The GUI’s appearance is shown in Fig. 2. Upon startup, the user is presented with a blank script and can either access a comprehensive help guide, load an existing script, or begin creating a new script by clicking the “Add Item” button. From here, the GUI dynamically generates additional buttons for adding and deleting the various components of the script under development. To prevent mishaps, selecting a checkbox is required before deleting script components.

Fig. 2.
figure 2

Screen capture of the ISML graphical editor (Color figure online)

To aid user comprehension, each component of the GUI is indented and color-coded so that distinguishing different activities, condition sets, and so on, is more intuitive. Additionally, a “mapping summary” is generated on the side of the screen which summarizes the motion-to-sound mapping that has been created so far. These features help lighten the cognitive burden on the user by keeping the visual representation of the script organized.

Once editing is complete, the user can download the valid ISML-formatted file by clicking the “Download ISML File” button. This file can be further tweaked by hand if desired, or loaded back into the GUI editor at any time for later revision.

4.3 Feature Development

The ISML specification and accompanying editor have gone through several small revisions. After initial development, the specification was changed from infix to prefix notation for easier parsing, and semantic error prevention was added to the GUI editor. Various other tweaks were applied to the specification to simplify parsing, and then the “mapping summary window” (Fig. 2, right side) feature was added. Finally, the color scheme was changed to be more visually pleasing. Both the ISML specification and the editor are in a fluid state and will undergo iterative development cycles with end users.
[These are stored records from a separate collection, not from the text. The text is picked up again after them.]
@@ -462,32 +447,28 @@
         if (INVERSE) {
 #pragma unroll
             for (int k = 0; k < 16; k++) v[k] = TILE_IN(k * 16 + g);
-            radix_layers<4, true, false, 5>(v, ltab, g, 0);
+            lazy_layers_inv<4, true>(v, ltab, 0);
 #pragma unroll
             for (int k = 0; k < 16; k++) lds[(k * 16 + g) * TW + t] = v[k];
             __syncthreads();
 #pragma unroll
             for (int k = 0; k < 16; k++) v[k] = lds[(g * 16 + k) * TW + t];
-            radix_layers<4, true, true, 1>(v, ltab, 0, 0);
-#pragma unroll
-            for (int k = 0; k < 16; k++) {
-                uint32_t x = mul_mod(v[k], tw[k]);
-                if (p.scale) x = mul_mod(x, p.scale);
-                TILE_OUT(g * 16 + k) = x;
-            }
+            lazy_layers_inv<4, false>(v, ltab, g);
+#pragma unroll
+            for (int k = 0; k < 16; k++) TILE_OUT(g * 16 + k) = inv_out(v[k], tw[k]);
         } else {
 #pragma unroll
             for (int k = 0; k < 16; k++) {
                 const uint32_t x = TILE_IN(g * 16 + k);
                 v[k] = LAZY ? (uint32_t)smont((int32_t)x, (int32_t)tw[k]) : mul_mod(x, tw[k]);
             }
-            radix_layers<4, false, true, 1, LAZY>(v, ltab, 0, 0);
+            radix_layers<4, true, 1, LAZY>(v, ltab, 0, 0);
 #pragma unroll
             for (int k = 0; k < 16; k++) lds[(g * 16 + k) * TW + t] = v[k];
             __syncthreads();
 #pragma unroll
             for (int k = 0; k < 16; k++) v[k] = lds[(k * 16 + g) * TW + t];
-            radix_layers<4, false, false, 5, LAZY>(v, ltab, g, 0);
+            radix_layers<4, false, 5, LAZY>(v, ltab, g, 0);
 #pragma unroll
             for (int k = 0; k < 16; k++) TILE_OUT(k * 16 + g) = LAZY ? canon((int32_t)v[k]) : v[k];
         }
@@ -545,20 +526,29 @@
         p.zk_shift = (inverse && last && zk) ? 1 : 0;
         p.lazy = lazy; p.lazy_comp = lazy_comp;
         p.tile_tw = inverse ? c->tab.tile_rev : c->tab.tile_fwd;
-        p.layer_tw = inverse ? c->tab.layer_rev : (lazy ? c->tab.layer_fwd_lazy : c->tab.layer_fwd);
+        p.layer_tw = inverse ? c->tab.layer_rev_lazy : (lazy ? c->tab.layer_fwd_lazy : c->tab.layer_fwd);
         p.tw_lo = inverse ? c->tab.tw_rev_lo : c->tab.tw_fwd_lo;
         p.tw_hi = inverse ? c->tab.tw_rev_hi : c->tab.tw_fwd_hi;
         p.sh_lo = c->tab.shift_lo; p.sh_hi = c->tab.shift_hi;
+        const bool inv_low = inverse && ps.L == 0 && ps.R == 12, inv_high = inverse && reg_high && p.log_t == 4 && !(last && zk);
+        Fp inv_scale = ninv;
+        if (inv_low || inv_high) {
+            const Fp comp = fp_pow(Fp::raw(R2), ps.R / 2);
+            inv_scale = ninv * comp;
+            if (inv_low) p.scale = inv_scale.v;
+            else p.lazy_comp = (last ? inv_scale : comp).v;
+        }
         if (p.zk_shift && log_n >= 4) {
             const Fp three = fp_encode(3);
             for (uint32_t k = 0; k < 16; k++)
-                p.shift16[k] = (ninv * fp_pow(three, (uint64_t)(bitrev32(k) >> 28) << (log_n - 4))).v;
+                p.shift16[k] = (inv_scale * fp_pow(three, (uint64_t)(bitrev32(k) >> 28) << (log_n - 4))).v;
         }
         p.tiles_per_col = (uint32_t)(n >> (p.R + p.log_t));
         const size_t lds = ((size_t)4 << (p.R + p.log_t));
         dim3 grid(p.tiles_per_col, (unsigned)count);
         const double alg_bytes = pi == 0 ? 4.0 * count * (double)(((size_t)1 << log_n) >> expand_bits) + 4.0 * count * (double)n : 0.0;
         const bool scale_here = p.scale != 0;
+        const bool signed_out = inverse && !last && passes[npass - 2 - pi].L == 0 && passes[npass - 2 - pi].R == 12;
         const bool k_low = ps.L == 0 && ps.R == 12 && p.expand_bits <= 4;
         const bool k_h10 = !k_low && ps.L >= 4 && p.log_t == 4 && ps.R == 10 && !(scale_here && p.zk_shift);
         const bool k_h8 = !k_low && !k_h10 && ps.L >= 4 && p.log_t == 4 && ps.R == 8 && !(scale_here && p.zk_shift);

5 Discussion and Future Work

Faste and Faste [19] proposed four categories of design research. With ISML, we have seized on two of those categories: “research on design” by investigating our research process for possible enhancements; and “design of research” by planning and preparing for future research on the system. From our experience, the ability to rapidly generate new sonification configurations has already shown benefits, and the time savings will continue to accumulate as more research is conducted with the system. This approach will decrease repetitive development tasks for various experiments and increase accessibility to researchers from various disciplines, who do not necessarily have programming experience.
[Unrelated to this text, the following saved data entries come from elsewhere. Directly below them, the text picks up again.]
+__device__ __forceinline__ SubspaceOut subspace_step(const SubspaceIn& in, double p_sq, double ghp, const Roots& roots) {
+  const double gh_sq = in.gh_sq, jg_sq = in.jg + in.c_gg;
   const double lam = in.lam, radius = in.radius, gh_norm = sqrt(gh_sq);
   const double c = ghp / gh_sq;
-  const double w_sq = p_sq - ghp * ghp / gh_sq;
-  scal[20] = w_sq;
+  SubspaceOut o{p_sq - ghp * ghp / gh_sq, 0.0, {0.0, 0.0}, 0.0, 0.0, 0.0};
+  const double w_sq = o.w_sq;
   const bool two_d = true;
-  double need_host = 0.0, pS[2] = {0.0, 0.0}, alpha = 0.0, beta = 0.0, predicted = 0.0;
   const bool ok = in.f1 == 0 && in.f2 == 0 && isfinite(p_sq) && isfinite(ghp) && gh_sq > 0.0;
   if (!ok || !(w_sq > 1e-3 * p_sq)) {
-    need_host = 1.0;
+    o.need_host = 1.0;
   } else {
     double b00, b01 = 0.0, b11;
     const double w_norm = two_d ? sqrt(w_sq) : 1.0;
     if (two_d) trf::subspace_model(jg_sq, gh_sq, lam, ghp, p_sq, w_sq, &b00, &b01, &b11);
     else { b00 = jg_sq / gh_sq; b11 = 1.0; }
-    trf::solve_subspace_2d(b00, b01, b11, gh_norm, 0.0, radius, pS);
+    double* pS = o.pS;
+    trf::solve_subspace_2d(b00, b01, b11, gh_norm, 0.0, radius, pS, roots);
     if (!two_d) pS[1] = 0.0;
-    predicted = -(0.5 * (pS[0] * (b00 * pS[0] + b01 * pS[1]) + pS[1] * (b01 * pS[0] + b11 * pS[1])) + gh_norm * pS[0]);
-    beta = two_d ? pS[1] / w_norm : 0.0;
-    alpha = pS[0] / gh_norm - beta * c;
-  }
-  fz[2] = alpha; fz[3] = beta;
-  scal[42] = need_host; scal[43] = pS[0]; scal[44] = pS[1]; scal[45] = predicted; scal[46] = alpha; scal[47] = beta;
+    o.predicted = -(0.5 * (pS[0] * (b00 * pS[0] + b01 * pS[1]) + pS[1] * (b01 * pS[0] + b11 * pS[1])) + gh_norm * pS[0]);
+    o.beta = two_d ? pS[1] / w_norm : 0.0;
+    o.alpha = pS[0] / gh_norm - o.beta * c;
+  }
+  return o;
+}
+__device__ __forceinline__ void subspace_store(const SubspaceOut& o, double* __restrict__ scal, double* __restrict__ fz) {
+  scal[20] = o.w_sq;
+  fz[2] = o.alpha; fz[3] = o.beta;
+  scal[42] = o.need_host; scal[43] = o.pS[0]; scal[44] = o.pS[1]; scal[45] = o.predicted; scal[46] = o.alpha; scal[47] = o.beta;
+}
+__device__ __forceinline__ void fused_subspace(double* __restrict__ scal, const int* __restrict__ flags, double* __restrict__ fz, const SubspaceIn* pre) {
+  const SubspaceIn in = pre ? *pre : subspace_inputs(scal, flags, fz);
+  subspace_store(subspace_step(in, scal[16], scal[17], trf::SerialRoots{}), scal, fz);
 }
 
 
@@ -3369,6 +3394,15 @@
   }
 }
 
+__device__ __forceinline__ void cam_prepare_opaque(double* xc, double* cc, int model, int np, CamTab* t, int off) {
+#pragma unroll
+  for (int i = 0; i < MAX_NC; ++i) asm volatile("" : "+v"(xc[i]));
+#pragma unroll
+  for (int i = 0; i < CAM_CONST_STRIDE; ++i) asm volatile("" : "+v"(cc[i]));
+  asm volatile("" : "+v"(model), "+v"(np));
+  cam_prepare(xc, cc, model, np, t, off);
+}
+
 __global__ void __launch_bounds__(BLOCK)
 k_step_cam(const double* __restrict__ partial, int rows, const double* __restrict__ x, const double* __restrict__ g, const double* __restrict__ sinv,
            const double* __restrict__ s, int ncp_pad, double* __restrict__ scal, const int* __restrict__ flags, double* __restrict__ fz,
@@ -3466,11 +3500,166 @@
     const int np = mine ? my_np : cam_np[c], off = mine ? my_off : cam_off[c];
     for (int i = 0; i < MAX_NC; ++i) xc[i] = (i < np) ? sh_xc[off + i] : 0.0;
     CamTab t;
-    if (mine) cam_prepare(xc, my_const, my_model, np, &t, off);
-    else cam_prepare(xc, cam_const + c * CAM_CONST_STRIDE, cam_model[c], np, &t, off);
+    double cc[CAM_CONST_STRIDE];
+#pragma unroll
+    for (int i = 0; i < CAM_CONST_STRIDE; ++i) cc[i] = mine ? my_const[i] : cam_const[c * CAM_CONST_STRIDE + i];
+    cam_prepare_opaque(xc, cc, mine ? my_model : cam_model[c], np, &t, off);
     const double* src = reinterpret_cast<const double*>(&t);
     for (int i = 0; i < CAMTAB_DOUBLES; ++i) tab_out[c * CAMTAB_DOUBLES + i] = src[i];
   }
+}
+
+struct WaveLanes {
+  template <int DEG>
+  __device__ __forceinline__ void run(const double* c, const double* knots, int nk, double scale, int* kind, double* root) const {
+    const int lane = threadIdx.x & (WAVE - 1);
+    double kn[DEG + 1];
+#pragma unroll
+    for (int i = 0; i <= DEG; ++i) { kn[i] = knots[i]; asm volatile("" : "+v"(kn[i])); }
+    double a = kn[0], b = kn[1];
+#pragma unroll
+    for (int i = 1; i < DEG; ++i) { a = (lane == i) ? kn[i] : a; b = (lane == i) ? kn[i + 1] : b; }
+    int kd = trf::PIECE_NONE;
+    double r = 0.0;
+    if (lane + 1 < nk) kd = trf::piece_root<DEG>(c, a, b, nk, scale, lane, &r);
+#pragma unroll
+    for (int k = 0; k < DEG; ++k) { kind[k] = __shfl(kd, k); root[k] = __shfl(r, k); }
+  }
+};
+
+__device__ __forceinline__ double trial_entry(double alpha, double beta, double xi, double gi, double si, double stp, double* st) {
+  *st = alpha * gi / (si * si) + beta * stp;
+  return xi + *st;
+}
+
+__device__ __forceinline__ bool step_fold_prologue(const StepFold& f, const TrialSrc& trial, double* sh_tab, int n_cams, double* alpha_out, double* beta_out) {
+  __shared__ double sh_fold[3][BLOCK / WAVE];
+  __shared__ double sh_ab[3];
+  const double* __restrict__ x = trial.x;
+  const double* __restrict__ g = trial.g;
+  const double* __restrict__ sinv = trial.sinv;
+  const double* __restrict__ s = trial.s;
+  const int ncp_pad = f.ncp_pad, lane = threadIdx.x & (WAVE - 1), w = threadIdx.x / WAVE;
+  SubspaceIn pre{};
+  if (w == 0) pre = subspace_inputs(f.scal, f.flags, f.fz);
+  constexpr int KEEP = 2;
+  double kx[KEEP], kg[KEEP], ksi[KEEP], ks[KEEP];
+#pragma unroll
+  for (int q = 0; q < KEEP; ++q) {
+    const int i = threadIdx.x + q * BLOCK;
+    const bool in = i < ncp_pad;
+    kx[q] = in ? x[i] : 0.0; kg[q] = in ? g[i] : 0.0; ksi[q] = in ? sinv[i] : 1.0; ks[q] = in ? s[i] : 0.0;
+  }
+  const int my_cam = threadIdx.x < n_cams ? (int)threadIdx.x : -1;
+  int my_np = 0, my_off = 0, my_model = 0;
+  if (my_cam >= 0) { my_np = f.cam_np[my_cam]; my_off = f.cam_off[my_cam]; my_model = f.cam_model[my_cam]; }
+  double v[2] = {0.0, 0.0};
+  for (int b = threadIdx.x; b < f.rows; b += BLOCK) { v[0] += f.partial[(long)b * 4 + 0]; v[1] += f.partial[(long)b * 4 + 1]; }
+#pragma unroll
+  for (int q = 0; q < KEEP; ++q) {
+    const double ps = ks[q] * ksi[q];
+    v[0] = fma(ps, ps, v[0]);
+    v[1] = fma(kg[q], ks[q], v[1]);
+  }
+  for (int i = threadIdx.x + KEEP * BLOCK; i < ncp_pad; i += BLOCK) {
+    const double si = s[i], ps = si * sinv[i];
+    v[0] = fma(ps, ps, v[0]);
+    v[1] = fma(g[i], si, v[1]);
+  }
+#pragma unroll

In the future, we intend to strengthen our claims of ISML’s effectiveness with an empirical study and to continue developing ISML to improve its efficacy; for example, by adding features for volume control, panning, and audio filters. Additionally, the current version of ISML only supports the configuration of audio. In the future, we plan to add the ability to configure the visualization parameters and emotional parameters through ISML as well.